The key property is isolation: the creator's internal behavior is entirely hidden behind its output endpoint. Subscribers connect to the endpoint, not to the creator's internals. The creator does not know who is listening, and the subscribers do not know how the events are produced.

flowchart LR
  subgraph CREATOR["Processing System (creator)"]
    direction TB
    LOGIC["internal logic\n(isolated from subscribers)"]
    TX((output\nendpoint))
    LOGIC --> TX
  end

  subgraph SA["Component A"]
    direction TB
    RXA((input\nendpoint))
    LA["internal logic\nState1 → State2"]
    RXA --> LA
  end

  subgraph SB["Component B"]
    direction TB
    RXB((input\nendpoint))
    LB["internal logic\nState1 → State2"]
    RXB --> LB
  end

  TX -->|event| RXA
  TX -->|event| RXB

The creator exposes only the output endpoint and defines the message format. Everything else — its state, its logic, its timing — is private. Subscribers wire themselves to that endpoint and react to the events it produces. Neither side needs to know anything about the other's implementation.

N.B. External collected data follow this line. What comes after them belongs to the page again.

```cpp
#define L2_MAXR 128
struct L2Ranges {
  long off[L2_MAXR], len[L2_MAXR];
  float coef[L2_MAXR];
  int nr;
};
__global__ __launch_bounds__(256) void l2_partial_kernel(const float* __restrict__ p, double* partial, L2Ranges rg) {
  __shared__ double sh[8];
  double acc = 0.0;
  for (int r = 0; r < rg.nr; ++r) {
    const float* q = p + rg.off[r];
    double s = 0.0;
    for (long i = blockIdx.x * (long)blockDim.x + threadIdx.x; i < rg.len[r]; i += (long)gridDim.x * blockDim.x)
      s += (double)(q[i] * q[i]);
    acc += (double)rg.coef[r] * s;
// ... 49 lines not shown
```

### 3d-brain-tumor-segmentation_amd/model.py

```python
import numpy as np
import torch

from . import ops, parallel
from .layers._base import Layer, Tensor, as_tensor, check_data_format, current_tape, mark_public_layout, to_internal
from .layers.decoder import Decoder
from .layers.encoder import Encoder
from .layers.vae import VariationalAutoencoder
from .tape import bump_weights_epoch


class Model(Layer):
    def __init__(self, data_format='channels_last', groups=8, reduction=2, l2_scale=1e-5, dropout=0.2,
                 downsampling='conv', upsampling='conv', base_filters=16, depth=4, in_ch=2, out_ch=3):
        super(Model, self).__init__(name='model')
        self.data_format = check_data_format(data_format)
        self.epoch = _EpochVariable()
        self.in_ch = in_ch
        self.encoder = self.track(Encoder(data_format=data_format, groups=groups, reduction=reduction, l2_scale=l2_scale,
                                          dropout=dropout, downsampling=downsampling, base_filters=base_filters,
                                          depth=depth, _reserve_for_decoder=True))
        self.decoder = self.track(Decoder(data_format=data_format, groups=groups, reduction=reduction, l2_scale=l2_scale,
                                          upsampling=upsampling, base_filters=base_filters, depth=depth, out_ch=out_ch))
        self.vae = self.track(VariationalAutoencoder(data_format=data_format, groups=groups, reduction=reduction,
                                                     l2_scale=l2_scale, upsampling=upsampling,
                                                     base_filters=base_filters, depth=depth, out_ch=in_ch))
        self.flat_params = None
        self.flat_grads = None
        self._l2_ranges = None

    def build(self, input_shape):
        shp = tuple(input_shape)
# ... 52 lines not shown
                    if (p.l2 if p.l2 > 0 else 0.0) != cls:
                        continue
                    n = p.t.numel()
                    flat[off:off + n].copy_(p.t.reshape(-1))
                    p.t = flat[off:off + n].view(p.t.shape)
                    p._gview = grads[off:off + n].view(p.t.shape)
                    off += n
                if cls > 0 and off > c0:
                    if ranges and ranges[-1][2] == cls and ranges[-1][0] + ranges[-1][1] == c0:
                        ranges[-1] = (ranges[-1][0], ranges[-1][1] + off - c0, cls)
                    else:
                        ranges.append((c0, off - c0, cls))
            spans.append((start, off))
        if len(ranges) > 128:
            raise RuntimeError('more than 128 regulariser ranges')
        self.flat_params, self.flat_grads, self._l2_ranges = flat, grads, ranges
        self._group_spans = spans
        self.n_params = total
        bump_weights_epoch()

    def call(self, inputs, training=None, inference=None):
        assert (not inference or not training), 'Cannot run training and inference modes simultaneously.'
        x = as_tensor(inputs, data_format=self.data_format)
        residuals = self.encoder(x, training=training)
        y_pred = self.decoder((residuals[-1], residuals[:-1]), training=training)
        if inference:
            return (y_pred, None, None, None)
        y_vae, z_mean, z_logvar = self.vae(residuals[-1], training=training)
        return (y_pred, y_vae, z_mean, z_logvar)

    def __call__(self, inputs, training=None, inference=None):
        cf = self.data_format == 'channels_first'
        if cf:
            inputs = to_internal(inputs)
        if not self.built:
            self.build(tuple(inputs.shape))
        out = self.call(inputs, training=training, inference=inference)
        return mark_public_layout(out) if cf else out

    @property
    def trainable_variables(self):
        return self.encoder.trainable_variables + self.decoder.trainable_variables + self.vae.trainable_variables

    @property
    def losses(self):
        if self.flat_params is None or not self._l2_ranges:
            return Layer.losses.fget(self)
        val = Tensor(ops.l2_reg_fwd(self.flat_params, self._l2_ranges))
        tape = current_tape()
        if tape is not None:
            gen = tape.gen

            self._l2_val, self._l2_val_gen = val, tape.gen

            def backward():
                g = val.grad
                if g is None:
                    return
                from .tape import current_or_replaying_tape
                tp = current_or_replaying_tape()
                if tp is not None and tp.grad_sync is not None:
                    return
                ops.join_side_stream()
                for p in self.trainable_variables:
                    if p._gen != gen:
                        ops.fill(p._gview, 0.0)
                        p._gen = gen
                k = parallel.l2_grad_scale()
                ops.l2_reg_bwd(self.flat_params, self.flat_grads, [(o, l, c * k) for o, l, c in self._l2_ranges], g)
            tape.nodes.insert(0, backward)
        return [val]
# ... 64 lines not shown
```

### 3d-brain-tumor-segmentation_amd/ops.py

```python
import ctypes
import weakref

import numpy as np
import torch

from ._lib import ERRORS, lib
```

An endpoint can be a passive port object or an active process that waits for input, transforms it, and forwards it downstream. Both appear as ordinary Python objects from the outside.

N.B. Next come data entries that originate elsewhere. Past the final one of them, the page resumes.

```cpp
int pylda_hybrid_estep(pylda_ctx* ctx, pylda_corpus* c, int number_of_samples, int burn_in_samples, uint64_t seed,
                       uint64_t stream, int64_t first_document, int heldout)
{
    if (!ctx) return PYLDA_ERR_INVALID;
    if (!c || c->ctx != ctx) return fail(ctx, PYLDA_ERR_INVALID, "hybrid_estep: corpus does not belong to this context");
    const int K = ctx->K, bits = hybrid_bits(K);
    if (number_of_samples < 1 || burn_in_samples < 0 || burn_in_samples >= number_of_samples)
        return fail(ctx, PYLDA_ERR_INVALID, "hybrid_estep: number_of_samples=%d, burn_in_samples=%d (need 0 <= burn-in < samples)",
                    number_of_samples, burn_in_samples);
    if ((int64_t)(number_of_samples - burn_in_samples + 1) * bits > 64)
        return fail(ctx, PYLDA_ERR_INVALID, "hybrid_estep: %d post-burn-in samples of %d bits each do not fit a token's 64-bit history",
                    number_of_samples - burn_in_samples, bits);
    if (stream > 0xffffffffull) return fail(ctx, PYLDA_ERR_INVALID, "hybrid_estep: stream %llu >= 2^32", (unsigned long long)stream);
    if (first_document < 0 || first_document + c->D > ((int64_t)1 << 32))
        return fail(ctx, PYLDA_ERR_INVALID, "hybrid_estep: first_document=%lld (global indices must stay below 2^32)", (long long)first_document);
    if (!ctx->have_eta || !ctx->have_alpha)
        return fail(ctx, PYLDA_ERR_STATE, "hybrid_estep: set_eta and set_alpha must be called first");
    HIP_TRY(ctx, hipSetDevice(ctx->device));
    heldout = heldout ? 1 : 0;
    int rc = prepare_hybrid(ctx, c, heldout == 0);
    if (rc != PYLDA_OK) return rc;
    if ((rc = enqueue_prepare(ctx, false)) != PYLDA_OK) return rc;

    HybridParams p = hybrid_params(ctx, c, heldout);
    p.first_document = (uint32_t)first_document;
    p.stream = (uint32_t)stream;
    p.seed_lo = (uint32_t)seed;
    p.seed_hi = (uint32_t)(seed >> 32);
    p.samples = number_of_samples;
    p.burn_in = burn_in_samples;
    p.bits = bits;

    const int doc_bracket = open_bracket(ctx, -1, ctx->stream);
    if (c->D > 0) {
        switch (hybrid_slots(K)) {
        case 1: launch_sampler<1>(p, ctx->stream); break;
        case 2: launch_sampler<2>(p, ctx->stream); break;
        case 4: launch_sampler<4>(p, ctx->stream); break;
        case 8: launch_sampler<8>(p, ctx->stream); break;
        default: launch_sampler<16>(p, ctx->stream); break;
        }
        HIP_TRY(ctx, hipGetLastError());
    }
    close_bracket(ctx, doc_bracket, ctx->stream);
    const int ss_bracket = open_bracket(ctx, -2, ctx->stream);
    if (!heldout) {
        hipLaunchKernelGGL(hybrid_sstats_kernel, dim3((unsigned)ctx->V), dim3(256), (size_t)K * sizeof(unsigned), ctx->stream,
                           c->d_hyb_col_ptr, c->d_hyb_post_pos, c->d_tok_off, c->d_hyb_state, K, ctx->ldk, number_of_samples,
                           burn_in_samples, bits, ctx->d_sstats);
        HIP_TRY(ctx, hipGetLastError());
    }
    close_bracket(ctx, ss_bracket, ctx->stream);
    if (doc_bracket >= 0 && ss_bracket >= 0) ctx->estep_calls += 1;
    return finish_estep(ctx, c, heldout, false, true);
}

int pylda_hybrid_scale_sstats(pylda_ctx* ctx, double divisor)
{
    if (!ctx) return PYLDA_ERR_INVALID;
    if (!(divisor > 0.0)) return fail(ctx, PYLDA_ERR_INVALID, "hybrid_scale_sstats: divisor %g", divisor);
    if (!ctx->have_sstats) return fail(ctx, PYLDA_ERR_STATE, "hybrid_scale_sstats: no training-mode E-step has run");
    HIP_TRY(ctx, hipSetDevice(ctx->device));
    const int64_t n = (int64_t)ctx->V * ctx->ldk;
    const unsigned grid = (unsigned)std::max<int64_t>(1, std::min<int64_t>((n + 255) / 256, 4 * (int64_t)ctx->num_cu));
    hipLaunchKernelGGL(hybrid_scale_kernel, dim3(grid), dim3(256), 0, ctx->stream, ctx->d_sstats, n, divisor);
    HIP_TRY(ctx, hipGetLastError());
    return PYLDA_OK;
}

int pylda_test_philox(pylda_ctx* ctx, int64_t n, const uint32_t* counter_key, uint32_t* out)
{
    if (!ctx) return PYLDA_ERR_INVALID;
    if (n < 0 || !counter_key || !out) return fail(ctx, PYLDA_ERR_INVALID, "test_philox: bad argument");
    if (n == 0) return PYLDA_OK;
    HIP_TRY(ctx, hipSetDevice(ctx->device));
    uint32_t *din = nullptr, *dout = nullptr;
    int rc = dev_alloc(ctx, &din, (size_t)n * 6);
    if (rc == PYLDA_OK) rc = dev_alloc(ctx, &dout, (size_t)n * 4);
    if (rc == PYLDA_OK) {
        hipError_t e = hipMemcpy(din, counter_key, (size_t)n * 6 * sizeof(uint32_t), hipMemcpyHostToDevice);
        if (e == hipSuccess) {
            hipLaunchKernelGGL(philox_test_kernel, dim3((unsigned)((n + 255) / 256)), dim3(256), 0, ctx->stream, din, n, dout);
            e = hipStreamSynchronize(ctx->stream);
        }
        if (e == hipSuccess) e = hipMemcpy(out, dout, (size_t)n * 4 * sizeof(uint32_t), hipMemcpyDeviceToHost);
        if (e != hipSuccess) rc = fail(ctx, PYLDA_ERR_HIP, "test_philox: %s", hipGetErrorString(e));
    }
    dev_free(din);
    dev_free(dout);
    return rc;
}

}
```

### pylda_amd/csrc/mstep_api.hip

```cpp
#include "host_internal.h"
#include "mstep_kernels.h"

extern "C" {

namespace {
struct OnlineBlend { double rho, omr, scale; };

static int enqueue_mstep(pylda_ctx* ctx, pylda_corpus* c, const double* beta_v, bool want_alpha_ss, const char* who,
                         const OnlineBlend* blend = nullptr)
{
    if (!beta_v) return fail(ctx, PYLDA_ERR_INVALID, "%s: beta is NULL", who);
    if (!ctx->have_eta || !ctx->have_sstats)
        return fail(ctx, PYLDA_ERR_STATE, "%s: needs eta and the sufficient statistics of a training E-step", who);
    if (want_alpha_ss && (!c || c->ctx != ctx || !c->estep_done))
        return fail(ctx, PYLDA_ERR_STATE, "%s: alpha statistics need the corpus of the last E-step", who);
    HIP_TRY(ctx, hipSetDevice(ctx->device));
    const int K = ctx->K, V = ctx->V;
    if (ctx->h_beta.size() != (size_t)V || memcmp(ctx->h_beta.data(), beta_v, (size_t)V * sizeof(double)) != 0) {
        double bsum = 0.0, blg = 0.0;
        for (int v = 0; v < V; ++v) {
            if (!(beta_v[v] > 0.0)) return fail(ctx, PYLDA_ERR_INVALID, "%s: beta[%d]=%g", who, v, beta_v[v]);
            bsum += beta_v[v];
            blg += std::lgamma(beta_v[v]);
        }
        ctx->h_beta.clear();
        HIP_TRY(ctx, hipMemcpyAsync(ctx->d_beta, beta_v, (size_t)V * sizeof(double), hipMemcpyHostToDevice, ctx->stream));
        HIP_TRY(ctx, hipStreamSynchronize(ctx->stream));
        ctx->h_beta.assign(beta_v, beta_v + V);
        ctx->beta_sum = bsum;
        ctx->beta_lgamma_sum = blg;
    }
    double* d_per_topic = ctx->d_small;
    double* d_alpha_ss = ctx->d_small + K;
    hipLaunchKernelGGL(mstep_topic_ll_kernel, dim3(K, kTopicChunks), dim3(256), 0, ctx->stream, ctx->d_eta, K, V,
                       ctx->d_partial);
    hipLaunchKernelGGL(mstep_topic_ll_finish_kernel, dim3((K + 255) / 256), dim3(256), 0, ctx->stream, ctx->d_partial, K,
                       d_per_topic);
    if (blend)
        hipLaunchKernelGGL(mstep_online_eta_kernel, dim3((K + 31) / 32, (V + 31) / 32), dim3(256), 0, ctx->stream,
                           ctx->d_sstats, ctx->d_beta, K, V, ctx->ldk, blend->rho, blend->omr, blend->scale, ctx->d_eta);
    else
        hipLaunchKernelGGL(mstep_update_eta_kernel, dim3((K + 31) / 32, (V + 31) / 32), dim3(256), 0, ctx->stream,
                           ctx->d_sstats, ctx->d_beta, K, V, ctx->ldk, ctx->d_eta);
    if (want_alpha_ss) {
        const int nblocks = (int)std::min<int64_t>(1024, std::max<int64_t>(1, (c->D + 3) / 4));
        hipLaunchKernelGGL(mstep_alpha_ss_kernel, dim3(nblocks), dim3(256), (size_t)4 * K * sizeof(double),
                           ctx->stream, c->d_gamma, c->D, K, ctx->d_partial);
        hipLaunchKernelGGL(column_sum_kernel, dim3((K + 63) / 64), dim3(256), 0, ctx->stream, ctx->d_partial,
                           nblocks, K, d_alpha_ss);
    }
    HIP_TRY(ctx, hipGetLastError());
    return PYLDA_OK;
}

static double topic_ll_from(const pylda_ctx* ctx, const double* per_topic)
{
    double ll = ctx->K * (std::lgamma(ctx->beta_sum) - ctx->beta_lgamma_sum);
    for (int k = 0; k < ctx->K; ++k) ll += per_topic[k];
    return ll;
}
}

int pylda_mstep(pylda_ctx* ctx, pylda_corpus* c, const double* beta_v, double* topic_log_likelihood,
                double* alpha_ss_k)
{
    if (!ctx) return PYLDA_ERR_INVALID;
    const int rc = enqueue_mstep(ctx, c, beta_v, alpha_ss_k != nullptr, "mstep");
    if (rc != PYLDA_OK) return rc;
    const int K = ctx->K;
    std::vector<double> per_topic((size_t)K);
    HIP_TRY(ctx, hipMemcpyAsync(per_topic.data(), ctx->d_small, (size_t)K * sizeof(double), hipMemcpyDeviceToHost, ctx->stream));
    if (alpha_ss_k)
        HIP_TRY(ctx, hipMemcpyAsync(alpha_ss_k, ctx->d_small + K, (size_t)K * sizeof(double), hipMemcpyDeviceToHost, ctx->stream));
    HIP_TRY(ctx, hipStreamSynchronize(ctx->stream));
    if (topic_log_likelihood) *topic_log_likelihood = topic_ll_from(ctx, per_topic.data());
    return PYLDA_OK;
}

int pylda_mstep_enqueue(pylda_ctx* ctx, pylda_corpus* c, const double* beta_v, int hyper_parameter_iteration,
                        double hyper_parameter_decay_factor, int hyper_parameter_maximum_decay,
                        double hyper_parameter_converge_threshold)
{
    if (!ctx) return PYLDA_ERR_INVALID;
    if (!c || c->ctx != ctx || !c->estep_done || c->last_heldout)
        return fail(ctx, PYLDA_ERR_STATE, "mstep_enqueue: needs the corpus of the last training-mode E-step");
    if (hyper_parameter_iteration < 0 || hyper_parameter_maximum_decay < 0 || hyper_parameter_maximum_decay > 16)
        return fail(ctx, PYLDA_ERR_INVALID, "mstep_enqueue: hyper_parameter_iteration=%d, hyper_parameter_maximum_decay=%d (0..16)",
                    hyper_parameter_iteration, hyper_parameter_maximum_decay);
    ctx->newton_pending = hyper_parameter_iteration > 0;
    if (ctx->newton_pending) {
        ctx->newton.iterations = hyper_parameter_iteration;
        ctx->newton.maximum_decay = hyper_parameter_maximum_decay;
        ctx->newton.threshold = hyper_parameter_converge_threshold;
        for (int d = 0; d <= 16; ++d) ctx->newton.decay_power[d] = std::pow(hyper_parameter_decay_factor, (double)d);
    }
    const int rc = enqueue_mstep(ctx, c, beta_v, true, "mstep_enqueue");
    if (rc != PYLDA_OK) return rc;
    const int K = ctx->K;
    hipLaunchKernelGGL(outer_pack_kernel, dim3(1), dim3(256), 0, ctx->stream, c->d_scalars, c->d_flag_count,
                       c->last_doc_values ? 1 : 0, (double)c->D, ctx->d_small + K, ctx->d_small, ctx->d_alpha, K, ctx->d_outer);
    HIP_TRY(ctx, hipGetLastError());
    ctx->outer_ready = true;
    return PYLDA_OK;
}

namespace {
static int online_blend_from(pylda_ctx* ctx, double rho, double scale, const char* who, OnlineBlend* blend)
{
    if (!(rho > 0.0 && rho <= 1.0)) return fail(ctx, PYLDA_ERR_INVALID, "%s: rho=%g is outside (0, 1]", who, rho);
    if (!std::isfinite(scale) || !(scale > 0.0)) return fail(ctx, PYLDA_ERR_INVALID, "%s: scale=%g is not a positive number", who, scale);
    blend->rho = rho;
    blend->omr = 1.0 - rho;
    blend->scale = scale;
    return PYLDA_OK;
}
}

int pylda_mstep_online(pylda_ctx* ctx, pylda_corpus* c, const double* beta_v, double rho, double scale,
                       double* topic_log_likelihood, double* alpha_ss_k)
{
    if (!ctx) return PYLDA_ERR_INVALID;
    OnlineBlend blend;
    int rc = online_blend_from(ctx, rho, scale, "mstep_online", &blend);
    if (rc != PYLDA_OK) return rc;
    rc = enqueue_mstep(ctx, c, beta_v, alpha_ss_k != nullptr, "mstep_online", &blend);
    if (rc != PYLDA_OK) return rc;
    const int K = ctx->K;
    std::vector<double> per_topic((size_t)K);
    HIP_TRY(ctx, hipMemcpyAsync(per_topic.data(), ctx->d_small, (size_t)K * sizeof(double), hipMemcpyDeviceToHost, ctx->stream));
    if (alpha_ss_k)
        HIP_TRY(ctx, hipMemcpyAsync(alpha_ss_k, ctx->d_small + K, (size_t)K * sizeof(double), hipMemcpyDeviceToHost, ctx->stream));
    HIP_TRY(ctx, hipStreamSynchronize(ctx->stream));
    if (topic_log_likelihood) *topic_log_likelihood = topic_ll_from(ctx, per_topic.data());
    return PYLDA_OK;
// ... 101 lines not shown
```

### pylda_amd/csrc/mstep_kernels.h

```cpp
#pragma once
#include "estep_common.h"
#include "special_device.h"
#include "estep_limits.h"

namespace pylda {
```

3) Process-Oriented Approach

In process-oriented modeling, the primary unit is the process itself. Instead of wiring ports first, you describe behavior as a sequence of waits and actions. The process suspends at explicit wait points and resumes when the right event arrives.

flowchart LR
  P["Process\n1: wait(1 time unit)\n2: send EventA\n3: wait(2 time units)\n4: send EventB"]
  TX((output endpoint))
  RX((input endpoint))
  S["Subscriber Process\n1: wait for EventA\n2: handle EventA\n3: wait for EventB\n4: handle EventB"]

  P --> TX
  TX -->|event object| RX
  RX --> S

4) Event Flow Over Time

The sequence diagram below makes time explicit. Read it top to bottom as simulation time advances: the process sends events at specific moments, and the subscriber wakes at the matching wait points.

sequenceDiagram
  participant P as Process
  participant TX as output endpoint
  participant RX as input endpoint
  participant S as Subscriber

  Note over P,S: Time flows downward
  P->>P: t=1, local work
  P->>TX: send EventA
  TX->>RX: EventA
  RX->>S: deliver EventA
  S->>S: wake at wait point #1

  P->>P: t=3, local work
  P->>TX: send EventB
  TX->>RX: EventB
  RX->>S: deliver EventB
  S->>S: wake at wait point #2

5) Integration in DSSim

In DSSim these styles are not isolated. A process can wait on endpoint conditions, and endpoint routing can wake process logic. This lets you keep the clearest abstraction in each part of the model without committing the whole simulation to one style.

flowchart TD
  A[Discrete Event Runtime]
  B[Endpoint Interconnection]
  C[Process-Oriented Flow]
  D[Integrated Model]
  A --> B
  A --> C
  B --> D
  C --> D

1.6 Key Takeaways

DSSim is a discrete-event runtime that combines endpoint wiring and process-oriented thinking. It keeps the scheduling machinery out of your model code, stays dependency-free at its core, and scales from simple timed callbacks to complex multi-paradigm hardware models.